-- Task goal --
All lines before the one containing "int* __restrict__ span_seg, long", plus that line itself, are to be printed exactly as they appear below.

-- Data for the task --
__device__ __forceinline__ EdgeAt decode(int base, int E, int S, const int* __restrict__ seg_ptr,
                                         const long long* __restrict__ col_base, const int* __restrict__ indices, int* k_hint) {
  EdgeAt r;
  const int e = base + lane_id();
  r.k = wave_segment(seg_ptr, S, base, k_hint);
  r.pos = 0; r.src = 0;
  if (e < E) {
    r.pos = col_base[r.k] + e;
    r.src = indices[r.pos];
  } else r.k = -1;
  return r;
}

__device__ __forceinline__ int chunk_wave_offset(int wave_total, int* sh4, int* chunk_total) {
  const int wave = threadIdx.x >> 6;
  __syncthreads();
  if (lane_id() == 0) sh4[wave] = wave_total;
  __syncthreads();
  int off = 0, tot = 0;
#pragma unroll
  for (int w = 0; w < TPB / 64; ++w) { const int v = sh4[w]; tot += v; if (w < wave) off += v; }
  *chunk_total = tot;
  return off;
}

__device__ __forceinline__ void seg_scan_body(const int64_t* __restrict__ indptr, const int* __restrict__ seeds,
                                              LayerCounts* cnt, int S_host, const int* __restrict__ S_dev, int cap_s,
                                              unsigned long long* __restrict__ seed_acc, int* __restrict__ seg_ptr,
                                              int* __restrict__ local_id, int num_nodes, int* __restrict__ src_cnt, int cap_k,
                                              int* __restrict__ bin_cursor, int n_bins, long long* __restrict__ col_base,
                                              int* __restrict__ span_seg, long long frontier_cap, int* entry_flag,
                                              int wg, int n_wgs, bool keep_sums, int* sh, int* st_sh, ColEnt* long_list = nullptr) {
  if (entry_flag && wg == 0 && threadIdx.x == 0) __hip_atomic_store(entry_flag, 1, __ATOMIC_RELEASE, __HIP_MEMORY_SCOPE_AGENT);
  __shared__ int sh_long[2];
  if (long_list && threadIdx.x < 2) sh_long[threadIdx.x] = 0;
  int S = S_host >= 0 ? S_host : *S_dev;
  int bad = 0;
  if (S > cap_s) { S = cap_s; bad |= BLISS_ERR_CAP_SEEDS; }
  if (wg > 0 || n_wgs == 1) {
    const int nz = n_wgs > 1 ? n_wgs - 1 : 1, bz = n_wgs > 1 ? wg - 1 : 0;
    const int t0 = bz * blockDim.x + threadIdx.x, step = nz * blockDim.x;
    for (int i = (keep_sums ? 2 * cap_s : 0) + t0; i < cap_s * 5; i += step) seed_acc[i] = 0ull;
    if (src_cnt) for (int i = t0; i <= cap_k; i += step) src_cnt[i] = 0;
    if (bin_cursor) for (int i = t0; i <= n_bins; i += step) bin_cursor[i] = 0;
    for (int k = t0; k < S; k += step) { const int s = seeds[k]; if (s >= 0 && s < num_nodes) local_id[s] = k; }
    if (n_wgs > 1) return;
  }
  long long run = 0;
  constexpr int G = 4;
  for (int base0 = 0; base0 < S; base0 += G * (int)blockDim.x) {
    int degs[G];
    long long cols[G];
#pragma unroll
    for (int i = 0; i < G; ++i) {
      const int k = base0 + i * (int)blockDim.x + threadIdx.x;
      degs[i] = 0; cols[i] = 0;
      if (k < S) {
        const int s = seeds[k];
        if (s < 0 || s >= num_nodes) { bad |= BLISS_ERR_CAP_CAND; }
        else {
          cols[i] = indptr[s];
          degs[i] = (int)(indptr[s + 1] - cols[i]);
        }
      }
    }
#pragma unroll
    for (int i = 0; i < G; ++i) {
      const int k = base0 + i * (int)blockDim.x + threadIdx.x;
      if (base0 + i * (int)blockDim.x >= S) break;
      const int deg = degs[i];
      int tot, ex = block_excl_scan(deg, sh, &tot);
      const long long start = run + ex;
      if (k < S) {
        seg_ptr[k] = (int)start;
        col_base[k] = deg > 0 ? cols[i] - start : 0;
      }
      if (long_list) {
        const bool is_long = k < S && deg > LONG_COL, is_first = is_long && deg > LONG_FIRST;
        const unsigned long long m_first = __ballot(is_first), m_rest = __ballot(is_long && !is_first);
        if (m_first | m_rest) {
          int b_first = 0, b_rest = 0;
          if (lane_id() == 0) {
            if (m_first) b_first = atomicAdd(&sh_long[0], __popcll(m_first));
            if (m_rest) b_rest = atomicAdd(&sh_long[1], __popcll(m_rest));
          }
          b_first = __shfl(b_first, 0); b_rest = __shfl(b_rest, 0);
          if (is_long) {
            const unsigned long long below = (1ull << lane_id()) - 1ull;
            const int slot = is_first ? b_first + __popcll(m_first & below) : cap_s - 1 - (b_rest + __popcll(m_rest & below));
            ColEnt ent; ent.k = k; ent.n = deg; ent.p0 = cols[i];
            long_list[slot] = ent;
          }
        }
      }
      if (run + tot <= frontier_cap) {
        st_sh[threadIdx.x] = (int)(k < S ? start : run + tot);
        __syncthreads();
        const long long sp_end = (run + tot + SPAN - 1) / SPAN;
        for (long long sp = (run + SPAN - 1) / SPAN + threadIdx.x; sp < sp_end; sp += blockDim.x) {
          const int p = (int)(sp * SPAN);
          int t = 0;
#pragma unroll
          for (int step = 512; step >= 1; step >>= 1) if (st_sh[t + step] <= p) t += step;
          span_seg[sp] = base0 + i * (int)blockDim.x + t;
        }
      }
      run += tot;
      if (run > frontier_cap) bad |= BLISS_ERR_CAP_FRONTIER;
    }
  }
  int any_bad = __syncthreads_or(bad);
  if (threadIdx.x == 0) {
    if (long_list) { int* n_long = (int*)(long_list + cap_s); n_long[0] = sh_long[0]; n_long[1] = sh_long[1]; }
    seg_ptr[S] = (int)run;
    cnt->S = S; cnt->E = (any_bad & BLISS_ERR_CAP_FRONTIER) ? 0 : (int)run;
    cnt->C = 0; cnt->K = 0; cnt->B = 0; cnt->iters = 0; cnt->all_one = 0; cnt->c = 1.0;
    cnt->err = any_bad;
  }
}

-- Exercise result --
__device__ __forceinline__ EdgeAt decode(int base, int E, int S, const int* __restrict__ seg_ptr,
                                         const long long* __restrict__ col_base, const int* __restrict__ indices, int* k_hint) {
  EdgeAt r;
  const int e = base + lane_id();
  r.k = wave_segment(seg_ptr, S, base, k_hint);
  r.pos = 0; r.src = 0;
  if (e < E) {
    r.pos = col_base[r.k] + e;
    r.src = indices[r.pos];
  } else r.k = -1;
  return r;
}

__device__ __forceinline__ int chunk_wave_offset(int wave_total, int* sh4, int* chunk_total) {
  const int wave = threadIdx.x >> 6;
  __syncthreads();
  if (lane_id() == 0) sh4[wave] = wave_total;
  __syncthreads();
  int off = 0, tot = 0;
#pragma unroll
  for (int w = 0; w < TPB / 64; ++w) { const int v = sh4[w]; tot += v; if (w < wave) off += v; }
  *chunk_total = tot;
  return off;
}

__device__ __forceinline__ void seg_scan_body(const int64_t* __restrict__ indptr, const int* __restrict__ seeds,
                                              LayerCounts* cnt, int S_host, const int* __restrict__ S_dev, int cap_s,
                                              unsigned long long* __restrict__ seed_acc, int* __restrict__ seg_ptr,
                                              int* __restrict__ local_id, int num_nodes, int* __restrict__ src_cnt, int cap_k,
                                              int* __restrict__ bin_cursor, int n_bins, long long* __restrict__ col_base,
                                              int* __restrict__ span_seg, long long frontier_cap, int* entry_flag,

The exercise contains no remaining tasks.